### Aim of the exercise
Copy word for word the lines from the start of the records through the line that contains "if (bal == 0)", both included.
>>
__device__ __forceinline__ int ge_columns(u64 &C1, u64 &C2, int &rho, int &idx1, int &idx2, int lane,
                                          unsigned char *swaps )
{
    int nsw = 0;
    bool deficient = false;
    int nrho = 63 - rho;
    u64 ge_i = ~0ull;
#pragma unroll
    for (int i = 0; i < kOsdK; ++i, ge_i <<= 1) {
        u64 cj = readlane64(C1, i);
        u64 bal = ge_sign_ballot((unsigned)((cj << nrho) >> 32)) & ge_i;
        if (bal == 0) {
            const int pri = 63 - __builtin_amdgcn_readlane(nrho, i);
            const u64 b1 = __ballot((C1 >> pri) & 1) & ge_i;
            unsigned col;
            if (b1) col = __builtin_ctzll(b1);
            else {
                const u64 b2 = __ballot((C2 >> pri) & 1);
                deficient |= b2 == 0;
                col = 64 + (b2 ? __builtin_ctzll(b2) : 0);
            }
            const unsigned cl = col & 63;
            const bool lo = col < 64;
            const u64 cc1 = readlane64(C1, cl), cc2 = readlane64(C2, cl);
            const int ic1 = __builtin_amdgcn_readlane(idx1, cl), ic2 = __builtin_amdgcn_readlane(idx2, cl);
            const u64 cc = lo ? cc1 : cc2;
            const int ic = lo ? ic1 : ic2;
            const int ii = __builtin_amdgcn_readlane(idx1, i);
            const bool hit = (unsigned)lane == cl;
            C1 = (hit && lo) ? cj : C1;
            idx1 = (hit && lo) ? ii : idx1;
            C2 = (hit && !lo) ? cj : C2;
            idx2 = (hit && !lo) ? ii : idx2;
            C1 = (lane == i) ? cc : C1;
            idx1 = (lane == i) ? ic : idx1;
            if (swaps && lane == 0) { swaps[2 * nsw] = (unsigned char)i; swaps[2 * nsw + 1] = (unsigned char)col; }
            ++nsw;
            cj = readlane64(C1, i);
            bal = ge_i & (0ull - ge_i);
        }
        const int r = __builtin_ctzll(bal);
        const int npr = __builtin_amdgcn_readlane(nrho, r);
        if (r != i) {
            const int npi = __builtin_amdgcn_readlane(nrho, i);
            asm volatile("s_mov_b32 m0, %2\n\tv_writelane_b32 %0, %1, m0" : "+v"(nrho) : "s"(npr), "s"(i) : "m0");
            asm volatile("s_mov_b32 m0, %2\n\tv_writelane_b32 %0, %1, m0" : "+v"(nrho) : "s"(npi), "s"(r) : "m0");
        }
        const int pr = 63 - npr;
        const u64 e = ge_clear_bit(cj, pr);
        if (e != 0) {
            const unsigned el = (unsigned)e, eh = (unsigned)(e >> 32);
            unsigned c1l = (unsigned)C1, c1h = (unsigned)(C1 >> 32), c2l = (unsigned)C2, c2h = (unsigned)(C2 >> 32);
            int m1, m2;
            ge_row_masks(c1l, c1h, c2l, c2h, pr, m1, m2);
            c1l = ge_xor_masked(c1l, m1, el); c1h = ge_xor_masked(c1h, m1, eh);
            c2l = ge_xor_masked(c2l, m2, el); c2h = ge_xor_masked(c2h, m2, eh);
            C1 = ((u64)c1h << 32) | c1l;
            C2 = ((u64)c2h << 32) | c2l;
        }
    }
    rho = 63 - nrho;
    return deficient ? -1 : nsw;
}
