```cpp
PYBIND11_MODULE(_C, m) {
  m.doc() = "operator_amd gfx950 kernels";
  m.def("rmsnorm", &rmsnorm, "RMSNorm with optional fused residual add (and split-K slab sum)", pybind11::arg("x"),
        pybind11::arg("residual"), pybind11::arg("w"), pybind11::arg("y"), pybind11::arg("eps"),
        pybind11::arg("partial") = pybind11::none(), pybind11::arg("splits") = 1, pybind11::arg("tiled_out") = false);
  m.def("gemm_xr", &gemm_xr, pybind11::arg("xt"), pybind11::arg("w"), pybind11::arg("y") = pybind11::none(),
        pybind11::arg("p") = pybind11::none(), pybind11::arg("splits") = 1, pybind11::arg("epi") = 1);
  m.def("tile_rows", &tile_rows, pybind11::arg("x"), pybind11::arg("xt"));
  m.def("silu_mul", &silu_mul, pybind11::arg("gu"), pybind11::arg("out"), pybind11::arg("block") = 0);
  m.def("embedding", &embedding);
  m.def("rope_kv", &rope_kv, pybind11::arg("qkv"), pybind11::arg("pos"), pybind11::arg("cos"),
        pybind11::arg("sin"), pybind11::arg("Hq"), pybind11::arg("Hkv"), pybind11::arg("q_out"),
        pybind11::arg("k_out"), pybind11::arg("v_out"), pybind11::arg("k_cache"), pybind11::arg("v_cache"),
        pybind11::arg("slots"), pybind11::arg("partial") = pybind11::none(), pybind11::arg("splits") = 1,
        pybind11::arg("bias") = pybind11::none(), pybind11::arg("k_scale") = 1.0, pybind11::arg("v_scale") = 1.0);
  m.def("attn_decode", &attn_decode, pybind11::arg("q"), pybind11::arg("k_cache"), pybind11::arg("v_cache"),
        pybind11::arg("block_tables"), pybind11::arg("seq_lens"), pybind11::arg("out"), pybind11::arg("o_part"),
        pybind11::arg("ml_part"), pybind11::arg("num_splits"), pybind11::arg("scale"), pybind11::arg("variant") = 0,
        pybind11::arg("k_scale") = 1.0, pybind11::arg("v_scale") = 1.0, pybind11::arg("q8") = pybind11::none(),
        pybind11::arg("sx") = pybind11::none(), pybind11::arg("rope_x") = pybind11::none(),
        pybind11::arg("rope_splits") = 1, pybind11::arg("pos") = pybind11::none(), pybind11::arg("cos") = pybind11::none(),
        pybind11::arg("sin") = pybind11::none(), pybind11::arg("slots") = pybind11::none(),
        pybind11::arg("bias") = pybind11::none());
  m.def("decode_slots", &decode_slots);
  m.def("decode_advance", &decode_advance);
  m.def("quantize_fp8", &quantize_fp8);
  m.def("silu_quantize_fp8", &silu_quantize_fp8, pybind11::arg("gu"), pybind11::arg("q"), pybind11::arg("sx"),
        pybind11::arg("slabs") = pybind11::none(), pybind11::arg("splits") = 1);
  m.def("score_events", &score_events);
  m.def("gemm_fp8", &gemm_fp8, pybind11::arg("x8"), pybind11::arg("w8"), pybind11::arg("sx"), pybind11::arg("sw"),
        pybind11::arg("y"), pybind11::arg("p") = pybind11::none(), pybind11::arg("splits") = 1,
        pybind11::arg("bn") = 64, pybind11::arg("bm") = 64, pybind11::arg("reduce") = true);
  m.def("gemm_decode", &gemm_decode, pybind11::arg("x"), pybind11::arg("w"), pybind11::arg("y"),
        pybind11::arg("p") = pybind11::none(), pybind11::arg("splits") = 1, pybind11::arg("bn") = 64,
        pybind11::arg("bm") = 0, pybind11::arg("silu_gu") = false, pybind11::arg("w_tiled") = false,
        pybind11::arg("stages") = 3);
  m.def("gemm_tile", &gemm_tile, pybind11::arg("x"), pybind11::arg("w"), pybind11::arg("y"),
        pybind11::arg("bias") = pybind11::none(), pybind11::arg("silu_gu") = false, pybind11::arg("variant") = 0,
        pybind11::arg("splits") = 1, pybind11::arg("partial") = pybind11::none());
  m.def("gemm_pp", &gemm_pp, pybind11::arg("x"), pybind11::arg("w"), pybind11::arg("y"),
        pybind11::arg("p") = pybind11::none(), pybind11::arg("splits") = 1, pybind11::arg("bm") = 256,
        pybind11::arg("silu_gu") = false, pybind11::arg("nt") = true, pybind11::arg("one_seg") = false,
        pybind11::arg("sk_ws") = pybind11::none(), pybind11::arg("sk_flags") = pybind11::none());
  m.def("gemm_pp_sk_grid", &oamd::gemm_pp_sk_grid, pybind11::arg("tiles"), pybind11::arg("steps"));
  m.def("gemm_skinny", &gemm_skinny, pybind11::arg("x"), pybind11::arg("w"), pybind11::arg("y"),
        pybind11::arg("p") = pybind11::none(), pybind11::arg("splits") = 1, pybind11::arg("silu_gu") = false);
  m.def("attn_prefill", &attn_prefill, pybind11::arg("q"), pybind11::arg("k"), pybind11::arg("v"),
        pybind11::arg("o"), pybind11::arg("cu_seqlens"), pybind11::arg("work_seq"), pybind11::arg("work_q0"),
        pybind11::arg("scale"), pybind11::arg("block_q") = 64, pybind11::arg("pk") = pybind11::none(),
        pybind11::arg("pv") = pybind11::none(), pybind11::arg("seq_pfx") = pybind11::none());
  m.def("attn_prefill_block_q", &oamd::attn_prefill_block_q);
  m.def("sample", &sample, pybind11::arg("logits"), pybind11::arg("temperature"), pybind11::arg("seeds"),
        pybind11::arg("positions"), pybind11::arg("out"), pybind11::arg("col_offset") = 0,
        pybind11::arg("out_val") = pybind11::none());
  m.def("graph_launch", &graph_launch, pybind11::arg("graph_exec"), pybind11::arg("count"), pybind11::arg("stream"));
  register_scan_bindings(m);
  register_comm_bindings(m);
  m.attr("ARCH") = "gfx950";
}
```

### csrc/kernels/kernels.h

```cpp
#pragma once
#include <hip/hip_runtime.h>
#include <stdint.h>

namespace oamd {
typedef uint16_t bf16_t;

int rmsnorm(const bf16_t* x, bf16_t* residual, const bf16_t* w, bf16_t* y, int rows, int hidden,
            int64_t x_stride, int64_t r_stride, int64_t y_stride, float eps, const float* xp, int S,
            hipStream_t stream);
int silu_mul(const bf16_t* gu, bf16_t* out, int64_t rows, int inter, int block, int64_t in_stride,
             int64_t out_stride, hipStream_t stream);
int decode_slots(const int* bt, const int64_t* pos, const int* ctx, int64_t* slots, int64_t* spos, int B,
                 int max_pages, int page_size, hipStream_t stream);
int decode_advance(const int64_t* tok, int64_t* ids, int64_t* hist, int64_t* pos, int* ctx, int64_t* step, int B,
                   int ms, hipStream_t stream);
int embedding(const int64_t* ids, const bf16_t* table, bf16_t* out, int tokens, int hidden,
              int64_t vocab, hipStream_t stream);
int rope_kv(const bf16_t* qkv, int64_t qkv_stride, const int64_t* pos, const float* cos_t,
            const float* sin_t, int tokens, int Hq, int Hkv, int head_dim, bf16_t* q_out,
            bf16_t* k_out, bf16_t* v_out, void* k_cache, void* v_cache, const int64_t* slots,
            int page_size, int64_t max_pos, const float* xp, int S, const bf16_t* bias,
            bool fp8_cache, float k_scale, float v_scale, hipStream_t stream);
int gemm_decode(const bf16_t* X, const bf16_t* W, bf16_t* Y, float* P, int M, int N, int K, int S, int BN,
                int BM, bool silu_gu, bool w_tiled, int stages, hipStream_t stream);

int gemm_tile(const bf16_t* X, const bf16_t* W, bf16_t* Y, const bf16_t* bias, int M, int N, int K, int ldy,
              bool silu_gu, int variant, int S, float* P, hipStream_t stream);
int gemm_pp(const bf16_t* X, const bf16_t* W, bf16_t* Y, float* P, int M, int N, int K, int S, int bm, bool silu_gu,
            bool nt, hipStream_t stream, bool one_seg = false, float* ws = nullptr, int* flags = nullptr);
int gemm_pp_sk_grid(int tiles, int steps);
int gemm_xr(const bf16_t* Xt, const bf16_t* W, bf16_t* Y, float* P, int M, int N, int K, int S, int epi,
            hipStream_t stream);
int tile_rows(const bf16_t* x, bf16_t* xt, int rows, int K, hipStream_t stream);
int splitk_reduce(const float* P, bf16_t* Y, int64_t MN, int S, hipStream_t stream);
int gemm_skinny(const bf16_t* X, const bf16_t* W, bf16_t* Y, float* P, int M, int N, int K, int S, bool silu_gu,
                hipStream_t stream);

int gemm_fp8(const uint8_t* X, const uint8_t* W, const float* sx, const float* sw, bf16_t* Y, float* P, int M,
             int N, int K, int S, int BN, int BM, hipStream_t stream);
int quantize_fp8_rows(const bf16_t* x, uint8_t* q, float* sx, int M, int K, int64_t ld, hipStream_t stream);
int silu_quantize_fp8(const bf16_t* gu, const float* P, int S, uint8_t* q, float* sx, int M, int inter, int64_t ld,
                      hipStream_t stream);

int score_events(const int64_t* keys, const int* hit_doc, const int* doc_ptr, int n_hits, int n_docs,
                 const int* prim_ptr, const int* prim_pat, const int* ev_ptr, const int* ev_doc_ptr,
                 const int* sec_ptr, const int* sec_matcher, const double* sec_w, const int* sec_win,
                 const double* conf, const int* severity, int num_matchers, double significance, double* ev_score,
                 int* ev_pat, int* ev_line, int* order, int* summary, hipStream_t stream);

struct DecRope {
  const float* xp;
  const bf16_t* row;
  int64_t row_stride;
  int S;
  int64_t slab;
  const bf16_t* bias;
  const int64_t* pos;
  const float* cos_t;
  const float* sin_t;
  int64_t max_pos;
  const int64_t* slots;
  float k_inv, v_inv;
};

int attn_decode(const bf16_t* q, const void* k_cache, const void* v_cache, bool fp8, float k_scale, float v_scale,
                const int* block_tables, const int* seq_lens, bf16_t* out, float* o_part, float* ml_part, int B,
                int Hq, int Hkv, int head_dim, int page_size, int max_pages, int num_splits, float scale, int variant,
                hipStream_t stream, uint8_t* q8 = nullptr, float* sx = nullptr, const DecRope* rope = nullptr);
int attn_prefill_block_q(int Hq, int Hkv, int variant);
int attn_prefill(const bf16_t* q, const bf16_t* k, const bf16_t* v, bf16_t* o, const int* cu_seqlens,
                 const int* work_seq, const int* work_q0, int num_work, int Hq, int Hkv, int head_dim,
                 float scale, int variant, hipStream_t stream,
                 const bf16_t* pk = nullptr, const bf16_t* pv = nullptr, const int* seq_pfx = nullptr);
int sample_tokens(const void* logits, bool logits_bf16, int64_t stride, int rows, int vocab,
                  const float* temperature, const int64_t* seeds, const int64_t* positions,
                  int64_t* out_tokens, int64_t col_offset, float* out_val, hipStream_t stream);
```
<<
### Answer space
__device__ __forceinline__ int ge_columns(u64 &C1, u64 &C2, int &rho, int &idx1, int &idx2, int lane,
                                          unsigned char *swaps )
{
    int nsw = 0;
    bool deficient = false;
    int nrho = 63 - rho;
    u64 ge_i = ~0ull;
#pragma unroll
    for (int i = 0; i < kOsdK; ++i, ge_i <<= 1) {
        u64 cj = readlane64(C1, i);
        u64 bal = ge_sign_ballot((unsigned)((cj << nrho) >> 32)) & ge_i;
        if (bal == 0) {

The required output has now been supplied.